● WORK TASK
The answer is one number: how many lines in the data below hold "void".

● PROVIDED INFORMATION

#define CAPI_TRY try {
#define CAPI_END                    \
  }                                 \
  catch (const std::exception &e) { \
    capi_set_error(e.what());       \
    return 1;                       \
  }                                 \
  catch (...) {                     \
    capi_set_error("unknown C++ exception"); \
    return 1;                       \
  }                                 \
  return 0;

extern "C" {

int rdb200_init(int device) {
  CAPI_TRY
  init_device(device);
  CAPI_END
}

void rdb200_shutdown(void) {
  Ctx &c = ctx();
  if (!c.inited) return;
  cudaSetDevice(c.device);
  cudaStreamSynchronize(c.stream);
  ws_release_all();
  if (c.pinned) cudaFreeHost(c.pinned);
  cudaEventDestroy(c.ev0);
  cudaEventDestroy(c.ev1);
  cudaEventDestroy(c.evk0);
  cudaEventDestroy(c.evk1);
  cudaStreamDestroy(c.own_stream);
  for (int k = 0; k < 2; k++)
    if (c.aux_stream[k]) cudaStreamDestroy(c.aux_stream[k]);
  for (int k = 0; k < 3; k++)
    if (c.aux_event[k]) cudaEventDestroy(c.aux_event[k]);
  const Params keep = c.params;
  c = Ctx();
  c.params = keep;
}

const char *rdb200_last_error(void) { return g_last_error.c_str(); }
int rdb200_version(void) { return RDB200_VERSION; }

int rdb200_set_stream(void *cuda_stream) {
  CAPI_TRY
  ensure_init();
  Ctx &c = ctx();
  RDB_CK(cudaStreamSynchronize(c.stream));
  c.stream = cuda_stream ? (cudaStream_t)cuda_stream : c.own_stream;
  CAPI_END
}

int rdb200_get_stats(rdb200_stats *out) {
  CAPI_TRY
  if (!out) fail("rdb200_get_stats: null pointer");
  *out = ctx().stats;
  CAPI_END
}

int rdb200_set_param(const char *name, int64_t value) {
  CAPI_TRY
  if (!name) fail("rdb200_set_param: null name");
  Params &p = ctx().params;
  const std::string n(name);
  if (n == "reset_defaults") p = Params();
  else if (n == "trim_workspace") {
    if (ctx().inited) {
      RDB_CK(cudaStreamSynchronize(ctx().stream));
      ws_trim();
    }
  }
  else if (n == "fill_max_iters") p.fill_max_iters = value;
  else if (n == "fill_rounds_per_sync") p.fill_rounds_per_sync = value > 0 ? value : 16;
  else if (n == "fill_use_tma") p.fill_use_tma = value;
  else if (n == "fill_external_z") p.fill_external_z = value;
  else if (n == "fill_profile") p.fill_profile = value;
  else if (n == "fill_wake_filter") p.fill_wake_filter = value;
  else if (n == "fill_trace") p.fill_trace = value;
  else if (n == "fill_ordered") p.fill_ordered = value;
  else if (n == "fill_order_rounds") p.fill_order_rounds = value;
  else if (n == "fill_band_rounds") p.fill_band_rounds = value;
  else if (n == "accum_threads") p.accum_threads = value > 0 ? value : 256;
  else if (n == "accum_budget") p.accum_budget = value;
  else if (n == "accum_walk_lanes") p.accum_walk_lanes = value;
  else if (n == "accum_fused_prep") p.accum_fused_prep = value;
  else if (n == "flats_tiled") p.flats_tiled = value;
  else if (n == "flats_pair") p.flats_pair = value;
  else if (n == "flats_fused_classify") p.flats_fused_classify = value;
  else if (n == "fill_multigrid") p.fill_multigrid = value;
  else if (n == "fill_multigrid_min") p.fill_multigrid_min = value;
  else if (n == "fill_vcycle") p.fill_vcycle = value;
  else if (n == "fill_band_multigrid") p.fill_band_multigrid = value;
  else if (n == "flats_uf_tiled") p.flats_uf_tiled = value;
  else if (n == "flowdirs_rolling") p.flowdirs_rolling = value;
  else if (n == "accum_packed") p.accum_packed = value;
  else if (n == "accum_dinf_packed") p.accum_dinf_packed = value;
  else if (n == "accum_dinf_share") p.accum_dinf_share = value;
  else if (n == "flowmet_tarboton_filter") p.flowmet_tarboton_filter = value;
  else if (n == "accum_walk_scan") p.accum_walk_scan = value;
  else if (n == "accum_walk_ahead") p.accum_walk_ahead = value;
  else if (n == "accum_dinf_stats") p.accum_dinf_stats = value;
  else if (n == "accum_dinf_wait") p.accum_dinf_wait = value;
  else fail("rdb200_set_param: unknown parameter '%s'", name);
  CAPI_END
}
* * *
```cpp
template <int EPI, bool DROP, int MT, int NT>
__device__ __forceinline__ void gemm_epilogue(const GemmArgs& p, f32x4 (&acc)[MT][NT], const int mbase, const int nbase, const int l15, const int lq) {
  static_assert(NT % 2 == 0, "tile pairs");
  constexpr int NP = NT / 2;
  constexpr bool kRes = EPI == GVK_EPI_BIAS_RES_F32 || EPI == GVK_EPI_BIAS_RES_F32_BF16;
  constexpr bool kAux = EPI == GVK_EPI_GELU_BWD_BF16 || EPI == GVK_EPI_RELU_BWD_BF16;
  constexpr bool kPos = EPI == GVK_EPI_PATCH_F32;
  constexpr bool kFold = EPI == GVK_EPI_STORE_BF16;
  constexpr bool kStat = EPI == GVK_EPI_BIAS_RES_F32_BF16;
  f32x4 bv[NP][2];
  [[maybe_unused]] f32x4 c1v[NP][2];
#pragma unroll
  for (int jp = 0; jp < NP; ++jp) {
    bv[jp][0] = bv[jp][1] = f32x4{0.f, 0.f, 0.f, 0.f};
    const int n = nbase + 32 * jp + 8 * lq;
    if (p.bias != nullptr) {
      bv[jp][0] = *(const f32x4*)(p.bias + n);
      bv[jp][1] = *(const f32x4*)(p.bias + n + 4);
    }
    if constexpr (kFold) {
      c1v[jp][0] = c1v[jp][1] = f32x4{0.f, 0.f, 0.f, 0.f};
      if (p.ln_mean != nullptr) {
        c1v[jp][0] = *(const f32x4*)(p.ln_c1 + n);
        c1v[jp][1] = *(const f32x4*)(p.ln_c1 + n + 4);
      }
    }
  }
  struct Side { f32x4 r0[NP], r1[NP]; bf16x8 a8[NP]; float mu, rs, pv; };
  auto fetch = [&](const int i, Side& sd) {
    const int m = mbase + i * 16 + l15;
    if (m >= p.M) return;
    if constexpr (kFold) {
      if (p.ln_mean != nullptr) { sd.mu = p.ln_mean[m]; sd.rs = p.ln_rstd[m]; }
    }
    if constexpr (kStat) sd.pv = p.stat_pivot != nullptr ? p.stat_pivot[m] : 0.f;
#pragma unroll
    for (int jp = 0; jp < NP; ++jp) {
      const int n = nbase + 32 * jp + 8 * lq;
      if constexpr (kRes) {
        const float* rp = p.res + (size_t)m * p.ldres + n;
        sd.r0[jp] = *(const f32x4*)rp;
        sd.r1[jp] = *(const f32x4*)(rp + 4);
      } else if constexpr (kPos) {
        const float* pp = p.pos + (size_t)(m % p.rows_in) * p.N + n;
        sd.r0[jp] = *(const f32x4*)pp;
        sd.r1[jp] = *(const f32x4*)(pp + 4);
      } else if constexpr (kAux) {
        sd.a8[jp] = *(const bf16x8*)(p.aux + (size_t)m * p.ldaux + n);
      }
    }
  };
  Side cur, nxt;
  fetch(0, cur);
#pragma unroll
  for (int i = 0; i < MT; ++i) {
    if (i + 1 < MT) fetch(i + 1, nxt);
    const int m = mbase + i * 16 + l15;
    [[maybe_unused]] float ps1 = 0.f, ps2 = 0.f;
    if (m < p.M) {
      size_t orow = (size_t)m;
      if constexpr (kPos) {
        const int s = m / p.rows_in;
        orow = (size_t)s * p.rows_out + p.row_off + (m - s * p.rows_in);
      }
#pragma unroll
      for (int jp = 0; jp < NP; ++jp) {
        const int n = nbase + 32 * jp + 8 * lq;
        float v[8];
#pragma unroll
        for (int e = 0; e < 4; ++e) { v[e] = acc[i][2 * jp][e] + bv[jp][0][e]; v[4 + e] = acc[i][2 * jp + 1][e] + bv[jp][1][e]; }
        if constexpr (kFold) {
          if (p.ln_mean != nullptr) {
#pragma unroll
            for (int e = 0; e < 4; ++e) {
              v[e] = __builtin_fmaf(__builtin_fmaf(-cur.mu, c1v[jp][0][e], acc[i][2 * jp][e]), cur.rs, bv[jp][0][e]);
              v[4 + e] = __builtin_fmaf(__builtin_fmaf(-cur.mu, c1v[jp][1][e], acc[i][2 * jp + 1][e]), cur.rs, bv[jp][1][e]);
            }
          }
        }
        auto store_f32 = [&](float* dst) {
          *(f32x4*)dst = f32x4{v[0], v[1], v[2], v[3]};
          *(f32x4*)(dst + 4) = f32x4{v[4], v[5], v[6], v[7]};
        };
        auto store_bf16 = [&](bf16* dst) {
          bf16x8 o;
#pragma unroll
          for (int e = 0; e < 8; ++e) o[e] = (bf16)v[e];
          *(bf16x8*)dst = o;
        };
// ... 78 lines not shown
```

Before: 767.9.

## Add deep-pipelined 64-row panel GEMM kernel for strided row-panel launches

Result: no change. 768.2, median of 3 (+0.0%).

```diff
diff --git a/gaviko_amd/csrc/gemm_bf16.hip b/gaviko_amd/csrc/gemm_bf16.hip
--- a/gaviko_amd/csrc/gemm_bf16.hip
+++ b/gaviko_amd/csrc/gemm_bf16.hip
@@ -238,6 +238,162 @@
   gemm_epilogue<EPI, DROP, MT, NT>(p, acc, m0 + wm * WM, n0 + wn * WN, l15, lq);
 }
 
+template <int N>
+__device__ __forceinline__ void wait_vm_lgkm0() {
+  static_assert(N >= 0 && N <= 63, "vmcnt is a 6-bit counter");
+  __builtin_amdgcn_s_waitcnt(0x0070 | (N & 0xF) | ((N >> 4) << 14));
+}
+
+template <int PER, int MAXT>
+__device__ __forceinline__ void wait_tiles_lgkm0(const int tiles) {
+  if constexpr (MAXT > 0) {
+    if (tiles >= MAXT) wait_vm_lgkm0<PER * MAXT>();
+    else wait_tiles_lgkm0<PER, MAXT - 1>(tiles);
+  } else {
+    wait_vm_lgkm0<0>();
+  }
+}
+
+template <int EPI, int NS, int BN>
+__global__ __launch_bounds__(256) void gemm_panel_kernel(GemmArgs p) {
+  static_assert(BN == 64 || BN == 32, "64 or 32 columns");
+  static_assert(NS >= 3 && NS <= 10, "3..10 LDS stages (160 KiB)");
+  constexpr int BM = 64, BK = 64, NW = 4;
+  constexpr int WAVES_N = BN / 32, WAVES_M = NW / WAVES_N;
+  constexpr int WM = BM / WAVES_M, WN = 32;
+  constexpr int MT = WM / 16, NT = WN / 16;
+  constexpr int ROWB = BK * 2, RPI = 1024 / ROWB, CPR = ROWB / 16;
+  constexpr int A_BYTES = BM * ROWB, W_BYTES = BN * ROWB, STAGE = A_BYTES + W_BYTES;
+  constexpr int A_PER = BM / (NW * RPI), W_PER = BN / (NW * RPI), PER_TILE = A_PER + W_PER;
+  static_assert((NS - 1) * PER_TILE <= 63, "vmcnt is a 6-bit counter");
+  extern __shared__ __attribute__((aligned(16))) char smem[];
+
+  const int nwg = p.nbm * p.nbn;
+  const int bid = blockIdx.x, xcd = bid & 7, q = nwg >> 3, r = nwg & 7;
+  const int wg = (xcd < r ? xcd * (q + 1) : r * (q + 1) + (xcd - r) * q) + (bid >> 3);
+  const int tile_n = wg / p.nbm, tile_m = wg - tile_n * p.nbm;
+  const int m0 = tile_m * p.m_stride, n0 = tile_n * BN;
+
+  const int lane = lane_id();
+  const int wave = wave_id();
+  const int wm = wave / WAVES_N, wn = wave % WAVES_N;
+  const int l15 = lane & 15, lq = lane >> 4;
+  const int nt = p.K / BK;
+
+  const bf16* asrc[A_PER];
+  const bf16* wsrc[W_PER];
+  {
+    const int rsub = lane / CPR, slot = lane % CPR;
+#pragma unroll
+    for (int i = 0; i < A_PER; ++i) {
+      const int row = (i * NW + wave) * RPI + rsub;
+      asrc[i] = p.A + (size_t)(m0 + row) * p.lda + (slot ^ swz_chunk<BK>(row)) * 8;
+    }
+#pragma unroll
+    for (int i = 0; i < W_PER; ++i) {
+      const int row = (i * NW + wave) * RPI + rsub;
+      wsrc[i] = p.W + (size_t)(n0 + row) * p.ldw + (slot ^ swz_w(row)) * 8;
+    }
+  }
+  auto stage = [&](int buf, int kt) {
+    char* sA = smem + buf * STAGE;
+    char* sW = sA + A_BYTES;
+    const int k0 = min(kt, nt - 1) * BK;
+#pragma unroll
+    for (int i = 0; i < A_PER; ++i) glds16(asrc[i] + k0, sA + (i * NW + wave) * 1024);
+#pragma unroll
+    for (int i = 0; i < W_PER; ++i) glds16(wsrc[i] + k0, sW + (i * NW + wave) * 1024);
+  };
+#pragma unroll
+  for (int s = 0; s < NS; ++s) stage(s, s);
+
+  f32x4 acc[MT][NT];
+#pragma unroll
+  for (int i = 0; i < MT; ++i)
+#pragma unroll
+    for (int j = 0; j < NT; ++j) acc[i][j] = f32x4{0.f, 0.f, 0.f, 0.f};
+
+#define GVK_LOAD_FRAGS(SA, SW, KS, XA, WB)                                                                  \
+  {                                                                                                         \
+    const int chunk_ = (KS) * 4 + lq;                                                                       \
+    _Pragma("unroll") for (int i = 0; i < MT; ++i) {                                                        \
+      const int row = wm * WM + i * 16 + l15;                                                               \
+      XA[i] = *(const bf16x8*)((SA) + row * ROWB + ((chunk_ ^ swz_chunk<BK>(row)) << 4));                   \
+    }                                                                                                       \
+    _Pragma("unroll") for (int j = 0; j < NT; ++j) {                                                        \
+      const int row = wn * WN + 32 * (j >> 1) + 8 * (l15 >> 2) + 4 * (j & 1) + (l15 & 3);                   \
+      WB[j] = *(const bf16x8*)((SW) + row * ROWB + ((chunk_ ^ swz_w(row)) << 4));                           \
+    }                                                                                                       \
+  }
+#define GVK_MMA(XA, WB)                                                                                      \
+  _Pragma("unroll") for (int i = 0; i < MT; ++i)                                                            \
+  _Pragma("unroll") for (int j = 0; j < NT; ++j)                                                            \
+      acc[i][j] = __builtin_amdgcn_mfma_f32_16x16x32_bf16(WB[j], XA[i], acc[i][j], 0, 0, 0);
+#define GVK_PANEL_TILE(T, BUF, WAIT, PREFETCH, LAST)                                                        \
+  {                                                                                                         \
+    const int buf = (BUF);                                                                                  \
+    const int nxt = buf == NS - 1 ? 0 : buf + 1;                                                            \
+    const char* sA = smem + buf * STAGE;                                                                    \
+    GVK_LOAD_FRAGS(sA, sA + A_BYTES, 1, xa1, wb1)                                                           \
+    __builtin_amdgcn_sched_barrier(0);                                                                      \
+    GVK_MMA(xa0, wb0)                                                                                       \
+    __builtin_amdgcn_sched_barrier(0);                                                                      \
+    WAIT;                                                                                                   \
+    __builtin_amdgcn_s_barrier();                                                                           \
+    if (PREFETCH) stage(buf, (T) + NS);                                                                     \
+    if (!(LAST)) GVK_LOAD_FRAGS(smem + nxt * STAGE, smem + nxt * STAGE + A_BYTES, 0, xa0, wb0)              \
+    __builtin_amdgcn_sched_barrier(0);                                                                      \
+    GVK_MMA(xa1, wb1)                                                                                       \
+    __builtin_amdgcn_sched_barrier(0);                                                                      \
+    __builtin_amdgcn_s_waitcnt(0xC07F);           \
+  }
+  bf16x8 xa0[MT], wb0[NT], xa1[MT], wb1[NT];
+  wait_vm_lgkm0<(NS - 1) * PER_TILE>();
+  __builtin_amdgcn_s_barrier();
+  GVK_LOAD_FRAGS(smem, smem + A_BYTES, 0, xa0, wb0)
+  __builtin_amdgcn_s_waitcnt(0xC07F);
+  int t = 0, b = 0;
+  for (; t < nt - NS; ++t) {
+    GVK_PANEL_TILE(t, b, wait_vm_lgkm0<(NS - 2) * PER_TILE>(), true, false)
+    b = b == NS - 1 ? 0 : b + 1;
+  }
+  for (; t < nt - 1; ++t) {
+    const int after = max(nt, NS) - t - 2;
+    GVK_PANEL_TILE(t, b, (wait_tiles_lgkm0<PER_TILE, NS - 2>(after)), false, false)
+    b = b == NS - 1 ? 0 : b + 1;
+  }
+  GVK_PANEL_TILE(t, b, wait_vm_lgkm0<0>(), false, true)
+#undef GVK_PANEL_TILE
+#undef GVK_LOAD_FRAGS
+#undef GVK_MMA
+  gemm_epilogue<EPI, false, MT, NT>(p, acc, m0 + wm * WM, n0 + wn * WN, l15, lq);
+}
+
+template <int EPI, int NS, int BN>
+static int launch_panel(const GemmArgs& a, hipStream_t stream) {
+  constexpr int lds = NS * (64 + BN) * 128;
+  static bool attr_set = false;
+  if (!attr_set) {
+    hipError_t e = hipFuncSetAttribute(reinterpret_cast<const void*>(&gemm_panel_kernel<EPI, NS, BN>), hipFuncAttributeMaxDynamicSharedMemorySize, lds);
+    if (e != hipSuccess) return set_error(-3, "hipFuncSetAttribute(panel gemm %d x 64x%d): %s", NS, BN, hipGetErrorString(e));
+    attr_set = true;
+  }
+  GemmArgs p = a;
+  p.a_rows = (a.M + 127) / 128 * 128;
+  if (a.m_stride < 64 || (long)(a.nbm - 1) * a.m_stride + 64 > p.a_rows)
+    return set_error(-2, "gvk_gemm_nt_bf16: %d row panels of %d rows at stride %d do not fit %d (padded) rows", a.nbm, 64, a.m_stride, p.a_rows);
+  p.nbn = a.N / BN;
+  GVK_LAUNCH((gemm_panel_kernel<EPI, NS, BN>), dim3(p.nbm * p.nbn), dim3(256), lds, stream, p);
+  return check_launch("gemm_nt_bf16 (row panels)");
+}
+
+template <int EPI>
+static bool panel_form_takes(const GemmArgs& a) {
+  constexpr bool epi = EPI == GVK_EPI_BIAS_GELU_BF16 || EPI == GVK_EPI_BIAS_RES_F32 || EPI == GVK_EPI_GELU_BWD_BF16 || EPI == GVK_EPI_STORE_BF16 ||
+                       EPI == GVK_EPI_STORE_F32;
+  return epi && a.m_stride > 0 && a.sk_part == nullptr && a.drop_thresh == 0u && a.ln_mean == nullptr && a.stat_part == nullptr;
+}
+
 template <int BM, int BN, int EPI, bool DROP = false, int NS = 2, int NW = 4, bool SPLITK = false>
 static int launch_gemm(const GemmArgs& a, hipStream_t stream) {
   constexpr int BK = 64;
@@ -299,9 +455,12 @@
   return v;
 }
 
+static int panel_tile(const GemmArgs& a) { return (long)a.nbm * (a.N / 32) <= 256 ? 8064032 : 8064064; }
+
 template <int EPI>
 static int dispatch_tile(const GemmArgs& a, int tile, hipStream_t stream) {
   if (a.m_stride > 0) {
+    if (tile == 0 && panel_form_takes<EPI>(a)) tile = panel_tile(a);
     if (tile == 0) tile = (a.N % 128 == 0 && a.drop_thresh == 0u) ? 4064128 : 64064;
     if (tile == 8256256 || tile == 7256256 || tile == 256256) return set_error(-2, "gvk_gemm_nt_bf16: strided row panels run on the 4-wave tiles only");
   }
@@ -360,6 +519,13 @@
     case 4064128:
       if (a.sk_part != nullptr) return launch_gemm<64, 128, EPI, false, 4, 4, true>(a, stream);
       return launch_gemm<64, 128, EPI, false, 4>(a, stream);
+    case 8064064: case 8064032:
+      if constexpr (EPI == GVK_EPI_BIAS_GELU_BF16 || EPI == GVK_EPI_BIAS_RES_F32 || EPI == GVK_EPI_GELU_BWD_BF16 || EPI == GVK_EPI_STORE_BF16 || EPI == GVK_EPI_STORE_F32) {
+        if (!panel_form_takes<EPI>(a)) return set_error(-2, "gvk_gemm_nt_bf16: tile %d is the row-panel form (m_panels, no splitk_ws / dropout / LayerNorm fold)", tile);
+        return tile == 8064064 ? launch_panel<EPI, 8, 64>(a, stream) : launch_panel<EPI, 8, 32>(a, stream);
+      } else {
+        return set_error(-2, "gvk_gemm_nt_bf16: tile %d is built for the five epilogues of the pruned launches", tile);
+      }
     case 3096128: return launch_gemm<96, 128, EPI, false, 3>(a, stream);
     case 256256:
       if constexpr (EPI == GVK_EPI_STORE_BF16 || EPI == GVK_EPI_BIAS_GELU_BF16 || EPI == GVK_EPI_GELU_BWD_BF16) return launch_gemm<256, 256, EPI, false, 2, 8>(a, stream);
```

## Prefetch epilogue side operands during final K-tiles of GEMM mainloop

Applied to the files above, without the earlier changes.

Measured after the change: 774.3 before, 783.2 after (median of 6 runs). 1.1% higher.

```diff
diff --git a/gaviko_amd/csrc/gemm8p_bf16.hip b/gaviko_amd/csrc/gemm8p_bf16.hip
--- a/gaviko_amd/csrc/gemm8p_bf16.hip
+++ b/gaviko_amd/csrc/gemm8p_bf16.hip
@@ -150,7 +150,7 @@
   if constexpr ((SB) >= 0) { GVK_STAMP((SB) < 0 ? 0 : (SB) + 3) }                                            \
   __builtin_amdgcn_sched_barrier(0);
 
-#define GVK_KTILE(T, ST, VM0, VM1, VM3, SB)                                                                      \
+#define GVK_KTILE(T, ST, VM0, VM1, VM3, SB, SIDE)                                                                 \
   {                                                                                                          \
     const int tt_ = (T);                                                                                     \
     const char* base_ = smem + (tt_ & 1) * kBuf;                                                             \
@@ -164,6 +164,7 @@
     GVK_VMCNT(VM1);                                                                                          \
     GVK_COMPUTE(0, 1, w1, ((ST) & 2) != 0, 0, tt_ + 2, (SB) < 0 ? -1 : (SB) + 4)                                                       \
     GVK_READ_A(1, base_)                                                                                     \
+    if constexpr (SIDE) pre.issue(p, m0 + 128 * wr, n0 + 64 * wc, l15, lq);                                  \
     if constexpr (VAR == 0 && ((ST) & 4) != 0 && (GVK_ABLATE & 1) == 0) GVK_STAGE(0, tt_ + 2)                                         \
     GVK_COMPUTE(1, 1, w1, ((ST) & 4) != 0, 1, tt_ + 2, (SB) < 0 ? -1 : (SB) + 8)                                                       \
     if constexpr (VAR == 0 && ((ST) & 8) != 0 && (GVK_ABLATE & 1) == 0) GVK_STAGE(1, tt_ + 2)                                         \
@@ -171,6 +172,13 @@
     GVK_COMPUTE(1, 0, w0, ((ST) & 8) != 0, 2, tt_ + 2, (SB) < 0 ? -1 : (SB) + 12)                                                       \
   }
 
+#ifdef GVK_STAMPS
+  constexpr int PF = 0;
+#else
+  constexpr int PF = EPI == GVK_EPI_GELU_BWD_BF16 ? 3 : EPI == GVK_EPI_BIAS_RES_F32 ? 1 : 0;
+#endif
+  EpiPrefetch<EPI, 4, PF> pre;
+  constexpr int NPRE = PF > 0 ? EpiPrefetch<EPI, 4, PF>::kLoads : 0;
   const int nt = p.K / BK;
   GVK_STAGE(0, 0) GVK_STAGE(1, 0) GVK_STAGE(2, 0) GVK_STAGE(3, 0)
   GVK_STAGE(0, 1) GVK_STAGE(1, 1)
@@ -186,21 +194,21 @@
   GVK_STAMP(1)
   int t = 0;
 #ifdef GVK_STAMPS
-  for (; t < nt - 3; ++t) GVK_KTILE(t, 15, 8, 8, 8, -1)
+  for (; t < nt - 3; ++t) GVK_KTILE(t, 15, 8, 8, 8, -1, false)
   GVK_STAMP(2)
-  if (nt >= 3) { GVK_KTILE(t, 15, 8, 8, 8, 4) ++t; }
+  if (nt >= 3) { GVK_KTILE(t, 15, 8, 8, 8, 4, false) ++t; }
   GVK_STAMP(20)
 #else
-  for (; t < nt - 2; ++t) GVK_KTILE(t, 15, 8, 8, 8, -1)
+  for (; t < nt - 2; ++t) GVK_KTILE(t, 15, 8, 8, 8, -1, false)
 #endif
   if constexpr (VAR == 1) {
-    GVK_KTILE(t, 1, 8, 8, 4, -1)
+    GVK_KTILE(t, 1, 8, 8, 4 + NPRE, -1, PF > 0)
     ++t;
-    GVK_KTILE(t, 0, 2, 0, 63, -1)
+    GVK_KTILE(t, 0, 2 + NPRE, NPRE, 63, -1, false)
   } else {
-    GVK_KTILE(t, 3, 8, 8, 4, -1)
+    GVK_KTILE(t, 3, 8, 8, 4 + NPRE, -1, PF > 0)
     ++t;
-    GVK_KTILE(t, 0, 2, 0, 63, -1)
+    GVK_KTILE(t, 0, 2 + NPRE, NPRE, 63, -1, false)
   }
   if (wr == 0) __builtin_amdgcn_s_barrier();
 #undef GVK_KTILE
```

● WRITTEN RESPONSE
9